__global__ void k_pack_weight(const bf16_t* __restrict__ src, bf16_t* __restrict__ dst, int N, int K, int NT,
                              int tile_stride, int tile_offset) {
    int KT = K / 32;
// ... 225 lines not shown
        for (int k = 0; k < RR_MAXC; ++k) {
            int i = c0 + tid + k * RR_THREADS;
            keep[k] = 0.0f;
            if (i < N) {
                float o = bf16_round_f32(acc[k]);
                float hn = bf16_round_f32(hv[k] + o);
                h[(size_t)m * N + i] = f32_to_bf16(hn);
                keep[k] = hn;
                ss += hn * hn;
            }
        }
    }
    if (ln_bias) {
        float sum = 0.0f;
        if (N <= RR_THREADS * RR_MAXC) {
#pragma unroll
            for (int k = 0; k < RR_MAXC; ++k) sum += keep[k];
        } else {
            for (int i = tid; i < N; i += RR_THREADS) sum += bf16_to_f32(h[(size_t)m * N + i]);
        }
        const float mean = block_sum_1024(sum, red) / (float)N;
        float sq = 0.0f;
        if (N <= RR_THREADS * RR_MAXC) {
#pragma unroll
            for (int k = 0; k < RR_MAXC; ++k) {
                int i = tid + k * RR_THREADS;
                if (i < N) { float dlt = keep[k] - mean; sq += dlt * dlt; }
            }
        } else {
            for (int i = tid; i < N; i += RR_THREADS) { float dlt = bf16_to_f32(h[(size_t)m * N + i]) - mean; sq += dlt * dlt; }
        }
        const float rstd = 1.0f / sqrtf(block_sum_1024(sq, red) / (float)N + eps);
        for (int i = tid; i < N; i += RR_THREADS) {
            float f = bf16_to_f32(h[(size_t)m * N + i]);
            x[xpk_index(m, i, MT)] = f32_to_bf16((f - mean) * rstd * bf16_to_f32(wnorm[i]) + bf16_to_f32(ln_bias[i]));
        }
        return;
    }
    float tot = block_sum_1024(ss, red);
    float inv = 1.0f / sqrtf(tot / (float)N + eps);
    if (N <= RR_THREADS * RR_MAXC) {
#pragma unroll
        for (int k = 0; k < RR_MAXC; ++k) {
            int i = tid + k * RR_THREADS;
            if (i < N) x[xpk_index(m, i, MT)] = f32_to_bf16(wv[k] * bf16_round_f32(keep[k] * inv));
        }
    } else {
        for (int i = tid; i < N; i += RR_THREADS) {
            float f = bf16_to_f32(h[(size_t)m * N + i]);
            x[xpk_index(m, i, MT)] = f32_to_bf16(bf16_to_f32(wnorm[i]) * bf16_round_f32(f * inv));
        }
    }
}
template <int SG, bool LN>
__global__ void __launch_bounds__(1024) k_glue4(const float* __restrict__ slabs, int S, int Mpad, int N, bf16_t* __restrict__ h,
                                                const bf16_t* __restrict__ wnorm, bf16_t* __restrict__ x, float eps,
                                                const bf16_t* __restrict__ ln_bias) {
    __shared__ float red[16];
    const int m = blockIdx.x, tid = threadIdx.x, nth = blockDim.x;
    const int MT = Mpad >> 4;
    const int c4 = tid < (N >> 2) ? tid : (N >> 2) - 1;
    const bool live = tid < (N >> 2);
    unsigned long long hq, wq, bq = 0;
    f32x4_t v[SG];
    {
        const bf16_t* hp = h + (size_t)m * N + 4 * c4;
        const bf16_t* wp = wnorm + 4 * c4;
        asm volatile("global_load_dwordx2 %0, %1, off" : "=v"(hq) : "v"(hp));
        asm volatile("global_load_dwordx2 %0, %1, off" : "=v"(wq) : "v"(wp));
        if constexpr (LN) {
            const bf16_t* bp = ln_bias + 4 * c4;
            asm volatile("global_load_dwordx2 %0, %1, off" : "=v"(bq) : "v"(bp));
        }
#pragma unroll
        for (int j = 0; j < SG; ++j) {
            const int sj = j < S ? j : S - 1;
            const float* sp = slabs + ((size_t)sj * Mpad + m) * N + 4 * c4;
            asm volatile("global_load_dwordx4 %0, %1, off" : "=v"(v[j]) : "v"(sp));
        }
        if constexpr (SG == 2) asm volatile("s_waitcnt vmcnt(0)" : "+v"(hq), "+v"(wq), "+v"(v[0]), "+v"(v[1]));
        else if constexpr (SG == 4) asm volatile("s_waitcnt vmcnt(0)" : "+v"(hq), "+v"(wq), "+v"(v[0]), "+v"(v[1]), "+v"(v[2]), "+v"(v[3]));
        else asm volatile("s_waitcnt vmcnt(0)" : "+v"(hq), "+v"(wq), "+v"(v[0]), "+v"(v[1]), "+v"(v[2]), "+v"(v[3]), "+v"(v[4]), "+v"(v[5]),
                          "+v"(v[6]), "+v"(v[7]));
        if constexpr (LN) asm volatile("" : "+v"(bq));
    }
    float acc[4] = {0.f, 0.f, 0.f, 0.f};
#pragma unroll
    for (int j = 0; j < SG; ++j) {
        const bool on = j < S;
        acc[0] += on ? v[j][0] : 0.0f; acc[1] += on ? v[j][1] : 0.0f; acc[2] += on ? v[j][2] : 0.0f; acc[3] += on ? v[j][3] : 0.0f;
    }
    const uint32_t hq0 = (uint32_t)hq, hq1 = (uint32_t)(hq >> 32);
    const float hv[4] = {bf16_to_f32((bf16_t)(hq0 & 0xffffu)), bf16_to_f32((bf16_t)(hq0 >> 16)), bf16_to_f32((bf16_t)(hq1 & 0xffffu)),
                         bf16_to_f32((bf16_t)(hq1 >> 16))};
    const uint32_t wq0 = (uint32_t)wq, wq1 = (uint32_t)(wq >> 32);
    const float wv[4] = {bf16_to_f32((bf16_t)(wq0 & 0xffffu)), bf16_to_f32((bf16_t)(wq0 >> 16)), bf16_to_f32((bf16_t)(wq1 & 0xffffu)),
                         bf16_to_f32((bf16_t)(wq1 >> 16))};
    float hn[4], ss = 0.0f;
    bf16_t hb[4];
#pragma unroll
    for (int e = 0; e < 4; ++e) {
        hn[e] = bf16_round_f32(hv[e] + bf16_round_f32(acc[e]));
        hb[e] = f32_to_bf16(hn[e]);
        ss += live ? hn[e] * hn[e] : 0.0f;
    }
    if (live) *reinterpret_cast<uint2*>(h + (size_t)m * N + 4 * c4) =
        make_uint2((uint32_t)hb[0] | ((uint32_t)hb[1] << 16), (uint32_t)hb[2] | ((uint32_t)hb[3] << 16));
    if constexpr (LN) {
        float sm = 0.0f;
#pragma unroll
        for (int e = 0; e < 4; ++e) sm += live ? hn[e] : 0.0f;
        sm = wave_sum_dpp(sm);
        if ((tid & 63) == 0) red[tid >> 6] = sm;
        __syncthreads();
        float tot = 0.0f;
        const int nw = nth >> 6;
#pragma unroll
        for (int i = 0; i < 16; ++i) tot += i < nw ? red[i] : 0.0f;
        const float mean = tot / (float)N;
        float sq = 0.0f;
#pragma unroll
        for (int e = 0; e < 4; ++e) { const float dl = hn[e] - mean; sq += live ? dl * dl : 0.0f; }
        sq = wave_sum_dpp(sq);
        __syncthreads();
        if ((tid & 63) == 0) red[tid >> 6] = sq;
        __syncthreads();
        float tq = 0.0f;
#pragma unroll
        for (int i = 0; i < 16; ++i) tq += i < nw ? red[i] : 0.0f;
        const float rstd = 1.0f / sqrtf(tq / (float)N + eps);
        if (live) {
            const uint32_t bq0 = (uint32_t)bq, bq1 = (uint32_t)(bq >> 32);
            const float bv[4] = {bf16_to_f32((bf16_t)(bq0 & 0xffffu)), bf16_to_f32((bf16_t)(bq0 >> 16)), bf16_to_f32((bf16_t)(bq1 & 0xffffu)),
                                 bf16_to_f32((bf16_t)(bq1 >> 16))};
            bf16_t xb[4];
#pragma unroll
            for (int e = 0; e < 4; ++e) xb[e] = f32_to_bf16((hn[e] - mean) * rstd * wv[e] + bv[e]);
            *reinterpret_cast<uint2*>(x + xpk_index(m, 4 * c4, MT)) =
                make_uint2((uint32_t)xb[0] | ((uint32_t)xb[1] << 16), (uint32_t)xb[2] | ((uint32_t)xb[3] << 16));
        }
        return;
    }
    ss = wave_sum_dpp(ss);
    if ((tid & 63) == 0) red[tid >> 6] = ss;
    __syncthreads();
    float tot = 0.0f;
    const int nw = nth >> 6;
#pragma unroll
    for (int i = 0; i < 16; ++i) tot += i < nw ? red[i] : 0.0f;
    const float inv = 1.0f / sqrtf(tot / (float)N + eps);
    if (live) {
        bf16_t xb[4];
#pragma unroll
        for (int e = 0; e < 4; ++e) xb[e] = f32_to_bf16(wv[e] * bf16_round_f32(hn[e] * inv));
        *reinterpret_cast<uint2*>(x + xpk_index(m, 4 * c4, MT)) =
            make_uint2((uint32_t)xb[0] | ((uint32_t)xb[1] << 16), (uint32_t)xb[2] | ((uint32_t)xb[3] << 16));
    }
}
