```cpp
int pcc_epilogue_fwd(const float* c, const float* film, const float* residual, int64_t n, int32_t channels, int32_t act,
                     float* out, void* stream);
int pcc_epilogue_bwd(const float* dout, const float* c, const float* film, int64_t n, int32_t channels, int32_t act,
                     float* dc, float* dfilm, void* stream);

int64_t pcc_cast_colsum_scratch_elems(int32_t channels);
int pcc_cast_colsum(const float* x, int64_t n, int32_t channels, uint16_t* out_bf16, float* colsum, float* scratch,
                    int64_t scratch_elems, void* stream);

int64_t pcc_conv_packed_elems_x3(int32_t K, int32_t cin, int32_t cout);
int pcc_conv_pack_weights_x3(const float* w, int32_t K, int32_t cin, int32_t cout, uint16_t* w_packed, void* stream);
int pcc_conv_fwd_x3(const float* fin, int64_t n_in, int32_t cin, const uint16_t* w_packed, const float* bias,
                    const int32_t* nbr, const int32_t* order, const uint32_t* group_mask32, int32_t K, float* fout,
                    int64_t n_out, int32_t cout, int32_t act, const float* film, const float* residual, void* stream);

int pcc_im2col_thin(const float* fin, int32_t cin, const int32_t* nbr, int64_t n_out, int32_t K, float* out, int32_t k2,
                    void* stream);

int pcc_gather_sum_fwd(const float* scores, int32_t ld, const int32_t* nbr, int32_t K, int32_t cout,
                       const float* bias, float* out, int64_t n_out, int32_t act, void* stream);

int pcc_gather_rows(const float* src, int32_t c, const int32_t* idx, int64_t n, float* out,
                    int32_t accumulate, void* stream);
// ... 126 lines not shown
```

### learned-compression-of-point-cloud-geometry-and-attributes_amd/_build.py

```python
import os
import subprocess

_HERE = os.path.dirname(os.path.abspath(__file__))
SO_PATH = os.path.join(_HERE, "libpcc_hip.so")

NO_SCRATCH = {
    "conv": ("conv_small_kernel", "conv_mfma_buf_kernel", "conv_mfma_kernel"),
    "rans_lanes": ("rans_lanes_encode_kernel", "rans_lanes_pack_kernel", "rans_lanes_decode_kernel"),
    "chconv": ("chconv_kernel",),
    "augment": ("jitter_partial_kernel", "jitter_mean_kernel", "jitter_apply_kernel", "first_rows_clear_kernel",
                "first_rows_insert_kernel", "first_rows_flag_kernel", "first_rows_finalize_kernel"),
    "normals": ("estimate_normals_kernel",),
    "voxelize": ("first_rows_clear_kernel", "first_rows_insert_kernel", "first_rows_flag_kernel", "first_rows_finalize_kernel",
                 "voxelize_accumulate_kernel"),
    "raht": ("raht_plan_kernel", "raht_step_kernel", "raht_fold_kernel"),
}


def build(force=False):
    args = ["make", "-s", "-C", os.path.join(_HERE, "csrc"), "-j4"]
    if force:
        subprocess.check_call(args + ["clean"])
    subprocess.check_call(args)
    for stem, kernels in NO_SCRATCH.items():
        check_kernel_resources(os.path.join(_HERE, "build", stem + ".resources.txt"), kernels)
    check_small_kernel_lds_reads()
    return SO_PATH


def check_small_kernel_lds_reads(obj=None):
    import glob
    import shutil
    objdump = "/opt/rocm/lib/llvm/bin/llvm-objdump"
    obj = obj or os.path.join(_HERE, "build", "conv.o")
    if not os.path.exists(objdump) or not os.path.exists(obj):
        raise RuntimeError(f"cannot lint conv_small_kernel: {objdump} or {obj} is missing")
    tmp = os.path.join(_HERE, "build", "_lint")
    shutil.rmtree(tmp, ignore_errors=True)
    os.makedirs(tmp)
    local = os.path.join(tmp, "conv.o")
# ... 84 lines not shown
```

### learned-compression-of-point-cloud-geometry-and-attributes_amd/csrc/conv.hip

```cpp
#include <stdlib.h>

#include <type_traits>

#include "common.h"

namespace pcc {

typedef float f32x2 __attribute__((ext_vector_type(2)));
typedef float f32x4 __attribute__((ext_vector_type(4)));
typedef __bf16 bf16x8 __attribute__((ext_vector_type(8)));

struct ConvArgs {
    const float* fin;
    const float* w;
    const float* wp;
    const float* bias;
    const int32_t* nbr;
    const int32_t* order;
    const uint32_t* gmask;
    float* fout;
    const float* film;
    const float* residual;
    int64_t n_in, n_out;
    int cin, cout, coutp, K, act;
// ... 172 lines not shown
__device__ __forceinline__ unsigned live_tiles(const uint32_t (&mmask)[MT], int k) {
    unsigned live = 0;
#pragma unroll
    for (int m = 0; m < MT; ++m) live |= ((mmask[m] >> k) & 1u) << m;
    return live;
}

template <int MT, class F>
__device__ __forceinline__ void for_live_pattern(unsigned live, F&& block) {
    if constexpr (MT == 1) {
        if (live) block(std::integral_constant<unsigned, 1u>{});
    } else {
        static_assert(MT == 2, "live-pattern dispatch written for MT <= 2");
        if (live == 3u) block(std::integral_constant<unsigned, 3u>{});
        else if (live == 1u) block(std::integral_constant<unsigned, 1u>{});
        else if (live == 2u) block(std::integral_constant<unsigned, 2u>{});
    }
}

template <int MT, int NT>
__device__ __forceinline__ void conv_store_tiles(const ConvArgs& a, const f32x16 (&acc)[MT][NT], int64_t pos0, int col0, int h) {
#pragma unroll
    for (int m = 0; m < MT; ++m) {
#pragma unroll
        for (int n = 0; n < NT; ++n) {
            const int col = col0 + 32 * n;
            if (col >= a.cout) continue;
            const float bcol = conv_bias(a, col);
#pragma unroll
            for (int reg = 0; reg < 16; ++reg) {
                const int64_t pos = pos0 + 32 * m + 4 * h + mfma32_row(reg);
                if (pos >= a.n_out) continue;
                conv_store(a, a.order ? a.order[pos] : pos, col, acc[m][n][reg], bcol);
            }
        }
    }
}
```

※ ※ ※

Start at the first line of the data above. Stop after the line containing "const float mean = block_sum_1024(sum, red)", reproducing each line exactly and adding nothing.

- **RESPONSE AREA**:
__global__ void k_pack_weight(const bf16_t* __restrict__ src, bf16_t* __restrict__ dst, int N, int K, int NT,
                              int tile_stride, int tile_offset) {
    int KT = K / 32;
// ... 225 lines not shown
        for (int k = 0; k < RR_MAXC; ++k) {
            int i = c0 + tid + k * RR_THREADS;
            keep[k] = 0.0f;
            if (i < N) {
                float o = bf16_round_f32(acc[k]);
                float hn = bf16_round_f32(hv[k] + o);
                h[(size_t)m * N + i] = f32_to_bf16(hn);
                keep[k] = hn;
                ss += hn * hn;
            }
        }
    }
    if (ln_bias) {
        float sum = 0.0f;
        if (N <= RR_THREADS * RR_MAXC) {
#pragma unroll
            for (int k = 0; k < RR_MAXC; ++k) sum += keep[k];
        } else {
            for (int i = tid; i < N; i += RR_THREADS) sum += bf16_to_f32(h[(size_t)m * N + i]);
        }
        const float mean = block_sum_1024(sum, red) / (float)N;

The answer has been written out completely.